12.9 When the context so requires, the singular shall be read as if the plural were expressed and vice versa and the terms hereof shall be read with all grammatical changes necessary dependent upon the person referred to being a male, female, partnership or corporation.

12.10 If any terms of these Standard Terms and Conditions, as amended from time to time, shall be deemed invalid, void or unenforceable in whole or in part by any court of competent jurisdiction, the remaining terms of these Standard Terms and Conditions shall remain in full force and effect.

12.11 Nothing herein contained shall in any way obligate Agri-Can to grant, continue, renew or extend time for payment of the Indebtedness.

12.12 These Standard Terms and Conditions are to be treated as negotiable.

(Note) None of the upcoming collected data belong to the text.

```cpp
__device__ __forceinline__ void rs_ld_row32(const bf16_t* p, float (&v)[32]) {
  bf16x8 t[4];
#pragma unroll
  for (int j = 0; j < 4; ++j) t[j] = *reinterpret_cast<const bf16x8*>(p + j * 8);
#pragma unroll
  for (int j = 0; j < 4; ++j)
#pragma unroll
    for (int e = 0; e < 8; ++e) v[j * 8 + e] = (float)t[j][e];
}
__device__ __forceinline__ void rs_ld_row32(const float* p, float (&v)[32]) {
  f32x4 t[8];
#pragma unroll
  for (int j = 0; j < 8; ++j) t[j] = *reinterpret_cast<const f32x4*>(p + j * 4);
#pragma unroll
  for (int j = 0; j < 8; ++j)
#pragma unroll
    for (int e = 0; e < 4; ++e) v[j * 4 + e] = t[j][e];
}
__device__ __forceinline__ void rs_st_row32(bf16_t* p, const float (&v)[32]) {
#pragma unroll
  for (int j = 0; j < 4; ++j) {
    bf16x8 t;
#pragma unroll
    for (int e = 0; e < 8; ++e) t[e] = (bf16_t)v[j * 8 + e];
    *reinterpret_cast<bf16x8*>(p + j * 8) = t;
  }
}
__device__ __forceinline__ void rs_st_row32(float* p, const float (&v)[32]) {
#pragma unroll
  for (int j = 0; j < 8; ++j) {
    f32x4 t;
#pragma unroll
    for (int e = 0; e < 4; ++e) t[e] = v[j * 4 + e];
    *reinterpret_cast<f32x4*>(p + j * 4) = t;
  }
}

#define RS_LAUNCH_RESULT() ((int)hipGetLastError())

__device__ __forceinline__ void rs_lds_writes_done() { asm volatile("s_waitcnt lgkmcnt(0)" ::: "memory"); }

__device__ __forceinline__ int rs_xcd_remap(int b, int nwg) {
  const int xcd = b & 7, k = b >> 3;
  const int q = nwg >> 3, r = nwg & 7;
  const int base = (xcd < r) ? xcd * (q + 1) : r * (q + 1) + (xcd - r) * q;
  return base + k;
}

__device__ __forceinline__ float rs_xor16_sum(float v) {
  float a = v, b = v;
  asm("s_nop 1\n\tv_permlane16_swap_b32 %0, %1" : "+v"(a), "+v"(b));
  return a + b;
}
__device__ __forceinline__ float rs_xor32_sum(float v) {
  float a = v, b = v;
  asm("s_nop 1\n\tv_permlane32_swap_b32 %0, %1" : "+v"(a), "+v"(b));
  return a + b;
}

__device__ __forceinline__ float rs_row16_sum(float v) {
  v += __builtin_bit_cast(float, __builtin_amdgcn_update_dpp(0, __builtin_bit_cast(int, v), 0x128, 0xf, 0xf, false));
  v += __builtin_bit_cast(float, __builtin_amdgcn_update_dpp(0, __builtin_bit_cast(int, v), 0x124, 0xf, 0xf, false));
  v += __builtin_bit_cast(float, __builtin_amdgcn_update_dpp(0, __builtin_bit_cast(int, v), 0x122, 0xf, 0xf, false));
  v += __builtin_bit_cast(float, __builtin_amdgcn_update_dpp(0, __builtin_bit_cast(int, v), 0x121, 0xf, 0xf, false));
  return v;
}

__device__ __forceinline__ float rs_wave_sum(float v) {
#pragma unroll
  for (int o = 32; o > 0; o >>= 1) v += __shfl_xor(v, o, 64);
  return v;
}

__device__ __forceinline__ double rs_wave_sum(double v) {
#pragma unroll
  for (int o = 32; o > 0; o >>= 1) v += __shfl_xor(v, o, 64);
  return v;
}

static inline int rs_cdiv(long a, long b) { return (int)((a + b - 1) / b); }

inline int rs_cu_count() {
  static const int n = [] {
    int dev = 0, cus = 0;
    if (hipGetDevice(&dev) != hipSuccess || hipDeviceGetAttribute(&cus, hipDeviceAttributeMultiprocessorCount, dev) != hipSuccess || cus <= 0)
      cus = 256;
    return cus;
  }();
  return n;
}

struct rs_fastdiv {
  unsigned int mul;
  unsigned int shift;
  unsigned int div;
};

static inline rs_fastdiv rs_make_fastdiv(unsigned int d) {
  rs_fastdiv f;
  unsigned int s = 0;
  while ((1ull << s) < d) ++s;
  f.shift = s;
  f.mul = (unsigned int)((((1ull << s) - d) << 32) / d + 1);
  f.div = d;
  return f;
}

__host__ __device__ __forceinline__ unsigned int rs_div(unsigned int n, const rs_fastdiv f) {
#if defined(__HIP_DEVICE_COMPILE__)
  return (__umulhi(n, f.mul) + n) >> f.shift;
#else
  return (unsigned int)((((unsigned long long)n * f.mul) >> 32) + n) >> f.shift;
#endif
}

struct RsKnobs {
  int conv_tile = -1;
  int conv_rowb = 0;
  int conv_big = 1;
  int conv_min256 = 384;
  int conv_halo = 1;
  int conv_halo_min = 192;
  int conv_halo512 = -1;
  int conv_splitk = -1;
  int conv1x1_ew = -1;
  int conv1x1_np = 0;
  int conv1x1_ew_bf16 = 0;
  int halo_ko = 0;
  int wgrad_f32_phase = 1;
  int wgrad_f32_dma = -1;
  int wgrad_f32_blocks = 2048;
  int wgrad_f32_wino = 1;
  int wgrad_f32_wino_blocks = 1024;
  int wgrad_f32_wino33 = 1;
  int wgrad_f32_wino33_blocks = 256;
  int wgrad_blocks = 96;
  int wgrad_blocks_phase = 1536;
  int wgrad_phase4 = 1;
  int wgrad_blocks_phase4 = 256;
  int wgrad_ring = 3;
  int lovasz_xcd = 1;
  int wino_wide = 1;
  int wino_pixel = 1;
  int grow_fused = 0;
};
__attribute__((visibility("hidden"))) RsKnobs& rs_knobs();

__attribute__((visibility("hidden"))) int rs_wgrad_thin_plan(const rs_conv_desc* d, int* blocks, int* slices);
__attribute__((visibility("hidden"))) int rs_wgrad_thin_launch(const rs_conv_desc* d, const void* dy, const void* src,
                                                               float* partial, void* stream);

__attribute__((visibility("hidden"))) int rs_conv_thin_bf16_launch(int mode, const void* src, const void* wgt, const void* mask,
                                                                   void* out, int N, int Hs, int Ws, int relu, void* stream);

__attribute__((visibility("hidden"))) long rs_reduce_scratch_floats(long n, int splits);
__attribute__((visibility("hidden"))) int rs_reduce_splits(const float* ws, float* out, long n, int splits, float* scratch,
                                                           void* stream);

__attribute__((visibility("hidden"))) int rs_conv_dma_f32(const rs_conv_desc* d, const float* src1, const float* src2,
                                                          const float* weight, const float* scale, const float* shift,
                                                          const float* residual, const float* relu_mask, float* out,
                                                          void* stream);
__attribute__((visibility("hidden"))) int rs_conv_dma_tile(const rs_conv_desc* d);
```

### robosat_amd/csrc/conv_wino_f32.hip

```cpp
#define RS_CONV_INSTANTIATE
#include "conv_igemm_dma_kernel.h"

namespace {

struct WinoArgs {
  const float* src1;
  const float* src2;
  const float* u;
  float* out;
  int N, Hs, Ws, C1, C2, Cout;
  int TY, TX;
  int BBY, BBX;
  int nsub;
  int ncb;
  int relu;
  float* out2;
  const float* mask1;
  const float* mask2;
  int csplit;
};

template <int PB, bool PIX = false>
struct WinoGeom {
  static constexpr int HW = PIX ? 10 : 2 * PB + 1;
  static constexpr int PITCH = HW;
  static constexpr int HALF = PB + 1;
  static constexpr int SBROWS = (HW * PITCH + 7) / 8 * 8;
};

template <int PB>
__device__ __forceinline__ int wino_lane_tile(int l) {
  if constexpr (PB == 8) return ((l & 1) << 1) | (((l >> 1) & 1) << 2) | ((l >> 2) & 1) | (l & 8);
  return ((l & 1) << 1) | (((l >> 1) & 1) << 3) | ((l >> 2) & 1) | (((l >> 3) & 1) << 2);
}
__device__ __forceinline__ int wino_lane_pixel_y(int l) { return l & 3; }
__device__ __forceinline__ int wino_lane_pixel_x(int l) { return (l >> 2) & 3; }
typedef float f32x2 __attribute__((ext_vector_type(2)));
__device__ __forceinline__ f32x2 pk_sub(f32x2 a, f32x2 b) {
  f32x2 d;
  asm("v_pk_add_f32 %0, %1, %2 neg_lo:[0,1] neg_hi:[0,1]" : "=v"(d) : "v"(a), "v"(b));
  return d;
}
__device__ __forceinline__ int wino_lane_now() {
  int l;
  asm volatile("v_mbcnt_lo_u32_b32 %0, -1, 0\n\tv_mbcnt_hi_u32_b32 %0, -1, %0" : "=v"(l));
  return l;
}
__device__ __forceinline__ int wino_swz(int row) { return (row ^ (row >> 1)) & 3; }

template <int PB, int TG, int CG, int NM = 2, bool DG = false, bool PIX = false>
__global__ __launch_bounds__(512, 1) void conv_wino_f32_kernel(const WinoArgs p) {
  using G = WinoGeom<PB, PIX>;
  constexpr int NW = TG * CG;
  static_assert(NW == 8, "8 waves");
  static_assert(!PIX || (PB == 8 && !DG), "the pixel form: forward, 64-row sub-blocks");
  constexpr bool PAR = !DG && !PIX;
  constexpr int BMT = 16 * TG, BN = 16 * NM * CG;
  constexpr int SB = BMT / (PB * PB);
  static_assert(SB * PB * PB == BMT, "whole sub-blocks per block");
  constexpr int AROWS = SB * G::SBROWS;
  constexpr int IA = (AROWS + 15) / 16, IB = 9 * BN / 16;
  constexpr int AROWS_PAD = IA * 16;
  constexpr int JA = (IA + NW - 1) / NW, JB = (IB + NW - 1) / NW;
  constexpr int NI = JA + JB;
  constexpr int STAGE = (AROWS_PAD + 9 * BN) * 64;
  constexpr int KC = 16;

  constexpr int NTR = (AROWS_PAD + 64 * NW - 1) / (64 * NW);
  __shared__ __attribute__((aligned(16))) unsigned char smem[2 * STAGE + 2 * AROWS_PAD * 4 + NTR * 64 * NW * 4];
  int* tabs = reinterpret_cast<int*>(smem + 2 * STAGE);

  int* trows = tabs + 2 * AROWS_PAD;
  const int tid = threadIdx.x, lane = tid & 63;
  const int wave = __builtin_amdgcn_readfirstlane(tid >> 6);
  const int tg = wave % TG, cg = wave / TG;
  const int per_img = p.BBY * p.BBX;
  const int Cin = p.C1 + p.C2;
  const int nk = Cin / KC;
  const int ntiles = ((p.nsub + SB - 1) / SB) * p.ncb * (PAR ? 4 : 1);
  const int first = rs_xcd_remap(blockIdx.x, gridDim.x);
  const int nitems = (ntiles - first + (int)gridDim.x - 1) / (int)gridDim.x * (DG ? 4 : 1);
  const unsigned int lds0 = __builtin_amdgcn_readfirstlane(rs_lds_addr(smem));
  const long img1 = (long)p.Hs * p.Ws * p.C1 * (DG ? 4 : 1), img2 = (long)p.Hs * p.Ws * p.C2;

  constexpr int SBS = SB <= 2 ? SB : 1;
  struct Item {
    int py, px, nblk, nfirst, sub0;
    int n[SBS], y0[SBS], x0[SBS];
    bool live[SBS];
  };
  const int uni_first = __builtin_amdgcn_readfirstlane(first), uni_grid = __builtin_amdgcn_readfirstlane((int)gridDim.x);
  const int d_step = PAR ? uni_grid >> 2 : uni_grid, d_parstep = DG ? 1 : uni_grid & 3;
  int d_par = PAR ? uni_first & 3 : 0;
  int d_mblk = (PAR ? uni_first >> 2 : uni_first) / p.ncb, d_nblk = (PAR ? uni_first >> 2 : uni_first) - d_mblk * p.ncb;
  const int dq = d_step / p.ncb, dr = d_step - dq * p.ncb;
  auto decode_next = [&](Item& s) __attribute__((always_inline)) {
    s.py = PIX ? 0 : d_par >> 1;
    s.px = PIX ? 0 : d_par & 1;
    if (!DG || d_par == 0) {
      s.nblk = d_nblk;
      const int sub0 = s.sub0 = d_mblk * SB;
      int n = __builtin_amdgcn_readfirstlane(sub0 / per_img);
      const int r2 = sub0 - n * per_img;
      int bby = __builtin_amdgcn_readfirstlane(r2 / p.BBX);
      int bbx = r2 - bby * p.BBX;
      s.nfirst = n;
#pragma unroll
      for (int sb = 0; sb < SBS; ++sb) {
        s.live[sb] = sub0 + sb < p.nsub;
        s.n[sb] = n;
        s.y0[sb] = (PIX ? 8 : 2 * PB) * bby - 1;
        s.x0[sb] = (PIX ? 8 : 2 * PB) * bbx - 1;
        if (++bbx == p.BBX) {
          bbx = 0;
          if (++bby == p.BBY) {
            bby = 0;
            ++n;
          }
        }
      }
    }
    int carry = 0;
    if constexpr (!PIX) {
      d_par += d_parstep;
      carry = d_par >> 2;
      d_par &= 3;
    }
    if (!DG || carry) {
      d_mblk += dq;
      d_nblk += dr + (PAR ? carry : 0);
      if (d_nblk >= p.ncb) {
        d_nblk -= p.ncb;
        ++d_mblk;
      }
    }
  };
  Item cur, nxt;
  decode_next(cur);
  nxt = cur;
  auto sub_block = [&](const Item& s, int sb, int& n, int& y0, int& x0, bool& live) __attribute__((always_inline)) {
    if constexpr (SB <= 2) {
      const bool one = SB > 1 && sb > 0;
      n = one ? s.n[SBS - 1] : s.n[0];
      y0 = one ? s.y0[SBS - 1] : s.y0[0];
      x0 = one ? s.x0[SBS - 1] : s.x0[0];
      live = one ? s.live[SBS - 1] : s.live[0];
    } else {
      const int sub = s.sub0 + sb;
      n = sub / per_img;
      const int r2 = sub - n * per_img, bby = r2 / p.BBX, bbx = r2 - bby * p.BBX;
      y0 = 2 * bby * PB - 1;
      x0 = 2 * bbx * PB - 1;
      live = sub < p.nsub;
    }
  };

#pragma unroll
  for (int e = 0; e < NTR; ++e) {
    const int rho = tid + 64 * NW * e;
    const int sb = rho / G::SBROWS, rem = rho - sb * G::SBROWS;
    const int hy = rem / G::PITCH, xs = rem - hy * G::PITCH;
    const int hx = PIX ? xs : xs < G::HALF ? 2 * xs : 2 * (xs - G::HALF) + 1;
    trows[rho] = ((rho < AROWS && hy < G::HW) ? hy << 16 : -(1 << 28)) | (hx << 8) | sb;
  }
  auto build_table = [&](const Item& s, int seq) __attribute__((always_inline)) {
    int* tab = tabs + (seq & 1) * AROWS_PAD;
    const int tnow = 64 * wave + wino_lane_now();
#pragma unroll
    for (int e = 0; e < NTR; ++e) {
      const int rho = tnow + 64 * NW * e;
      if (rho < AROWS_PAD) {
        int n, y0, x0;
        bool live;
        const int row = trows[rho];
        sub_block(s, row & 255, n, y0, x0, live);
        const int y = y0 + (PIX ? 0 : s.py) + (row >> 16), x = x0 + (PIX ? 0 : s.px) + ((row >> 8) & 255);
        const bool in = live && (unsigned)y < (unsigned)p.Hs && (unsigned)x < (unsigned)p.Ws;
        const int v = DG ? ((n - s.nfirst) * 2 * p.Hs + 2 * y + 1 - s.py) * (2 * p.Ws) + 2 * x + 1 - s.px
                         : ((n - s.nfirst) * p.Hs + y) * p.Ws + x;
        tab[rho] = in ? v : -1;
      }
    }
    rs_lds_writes_done();
  };

  const int ra = lane >> 2, pp = lane & 3;
  static_assert(128 % BN == 0, "a wave's filter pieces: the same cout, whole positions apart");
  int doff[JA], doffu, upos[JB];
  {
    const int w = 16 * wave + ra, xi = PIX ? 0 : w / BN, co = w - (w / BN) * BN;
    doffu = ((xi * p.Cout + co) * Cin) * 4 + ((pp ^ wino_swz(w)) & 3) * 16;
  }
  const int ustep = (128 / BN) * p.Cout * Cin * 4;
#pragma unroll
  for (int j = 0; j < JB; ++j) {
    const int fi = wave + NW * j, xi = fi < IB ? 16 * fi / BN : 8, r = xi / 3, c = xi - 3 * r;
    upos[j] = PIX ? __builtin_amdgcn_readfirstlane(((2 * (r == 2) + (c == 2)) * 9 + xi) * p.Cout * Cin * 4) : 0;
  }
  int f_seq = 0, f_kc = 0, f_g = 0;
  int f_nb = 0, f_nfirst = 0;
  __amdgpu_buffer_rsrc_t rsrcs = rs_dma_rsrc<kDmaClamp>(p.src1, 0);
  __amdgpu_buffer_rsrc_t rsrcu = PIX ? rs_dma_rsrc<kDmaClamp>(p.u, (long)36 * p.Cout * Cin * 4) : rsrcs;
  auto fetch_item = [&](const Item& s) __attribute__((always_inline)) {
    f_nfirst = s.nfirst;
    f_nb = s.nblk * BN * Cin * 4;
    if constexpr (!PIX) rsrcu = rs_dma_rsrc<kDmaClamp>(p.u + (long)(2 * s.py + s.px) * 9 * p.Cout * Cin, (long)9 * p.Cout * Cin * 4);
  };
  auto set_source = [&](bool src_first) __attribute__((always_inline)) {
    const int cb = (src_first ? p.C1 : p.C2) * 4;
    rsrcs = rs_dma_rsrc<kDmaClamp>(src_first ? p.src1 + f_nfirst * img1 : p.src2 + f_nfirst * img2,
                                   (long)(p.N - f_nfirst) * (src_first ? img1 : img2) * 4);
    const int* tab = tabs + (f_seq & 1) * AROWS_PAD;
    int pix[JA];
#pragma unroll
    for (int j = 0; j < JA; ++j) {
      const int ii = wave + NW * j;
      pix[j] = tab[16 * (ii < IA ? ii : IA - 1) + ra];
    }
#pragma unroll
    for (int j = 0; j < JA; ++j) {
      const int ii = wave + NW * j;
      const int rho = 16 * (ii < IA ? ii : IA - 1) + ra;
      doff[j] = pix[j] < 0 ? kDmaOOB : pix[j] * cb + ((pp ^ wino_swz(rho)) & 3) * 16;
    }
  };
  auto fetch_chunk = [&](auto interleave, bool past) __attribute__((always_inline)) {
    const int c0 = f_kc * KC;
    const bool src_first = c0 < p.C1;
    if (!past) {
      if (f_kc == 0) fetch_item(nxt);
      if (c0 == 0 || c0 == p.C1) set_source(src_first);
    }
    const unsigned int fL = lds0 + (f_g & 1) * STAGE;
    const int fsa = __builtin_amdgcn_readfirstlane((src_first ? c0 : c0 - p.C1) * 4), fsu = __builtin_amdgcn_readfirstlane(c0 * 4 + f_nb);
    interleave([&](int j) __attribute__((always_inline)) {
      if (j < JA) {
        const int ii = wave + NW * j;
        if (j < JA - 1 || JA * NW == IA || ii < IA) rs_dma16(rsrcs, fL + ii * 1024, doff[j], fsa);
      } else {
        const int fi = wave + NW * (j - JA);
        if (j < NI - 1 || JB * NW == IB || fi < IB) rs_dma16(rsrcu, fL + (IA + fi) * 1024, doffu, fsu + (PIX ? upos[j - JA] : (j - JA) * ustep));
      }
    });
    ++f_g;
    if (!past && ++f_kc == nk) {
      f_kc = 0;
      ++f_seq;
    }
  };

  const int l15 = lane & 15, pc = lane >> 4;
  const int t = 16 * tg + wino_lane_tile<PB>(l15);
  const int tsb = 16 * tg / (PB * PB), tq = t - tsb * (PB * PB);
  const int tty = tq / PB, ttx = tq - tty * PB;
  const int wby = (tg >> 1) & 1, wbx = tg & 1;
  int addrA[3][3];
  {
    const int rho0 = PIX ? tsb * G::SBROWS + (4 * wby + wino_lane_pixel_y(l15)) * G::PITCH + 4 * wbx + wino_lane_pixel_x(l15)
                         : tsb * G::SBROWS + 2 * tty * G::PITCH + ttx;
#pragma unroll
    for (int r = 0; r < 3; ++r)
#pragma unroll
      for (int c = 0; c < 3; ++c) {
        const int rho = rho0 + r * G::PITCH + (PIX ? c : c == 0 ? 0 : (c == 1 ? G::HALF : 1));
        addrA[r][c] = rho * 64 + ((pc ^ wino_swz(rho)) & 3) * 16;
      }
  }
  const int addrB = AROWS_PAD * 64 + (16 * NM * cg + l15) * 64 + ((pc ^ wino_swz(l15)) & 3) * 16;

  build_table(cur, 0);
  __syncthreads();
  fetch_chunk([&](auto issue) __attribute__((always_inline)) {
#pragma unroll
    for (int j = 0; j < NI; ++j) issue(j);
  }, false);
  const int total = nitems * nk;
  const int Ho = 2 * p.Hs, Wo = 2 * p.Ws;
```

12.13 These Standard Terms and Conditions are deemed to be received by the customer upon receipt of any goods or services from Agri-Can Supply.

12.14 Neither the execution and delivery nor the registration of these Standard Terms and Conditions shall for any reason whatsoever obligate or bind Agri-Can to advance any moneys, or having advanced a portion obligate Agri-Can in any way to advance the balance thereof; but nevertheless the lien and charge created and secured hereby shall take effect forthwith upon execution of these Standard Terms and Conditions and shall operate as security for the actual amount of all the debts and liabilities, present or future, direct or indirect, absolute or contingent, matured or not, at any time owing by the Customer to Agri-Can or remaining unpaid.

ARTICLE 13 GOVERNING LAW AND JURISDICTION

13.1 These Standard Terms and Conditions shall be interpreted in accordance with the laws of the Province of Alberta, and the Customer irrevocably agrees that any suit or proceeding with respect to any matters arising out of or in connection with these Standard Terms and Conditions may be brought in the courts of the Province of Alberta or in any court of competent jurisdiction, as Agri-Can may elect, and the Customer agrees to attorn to the same.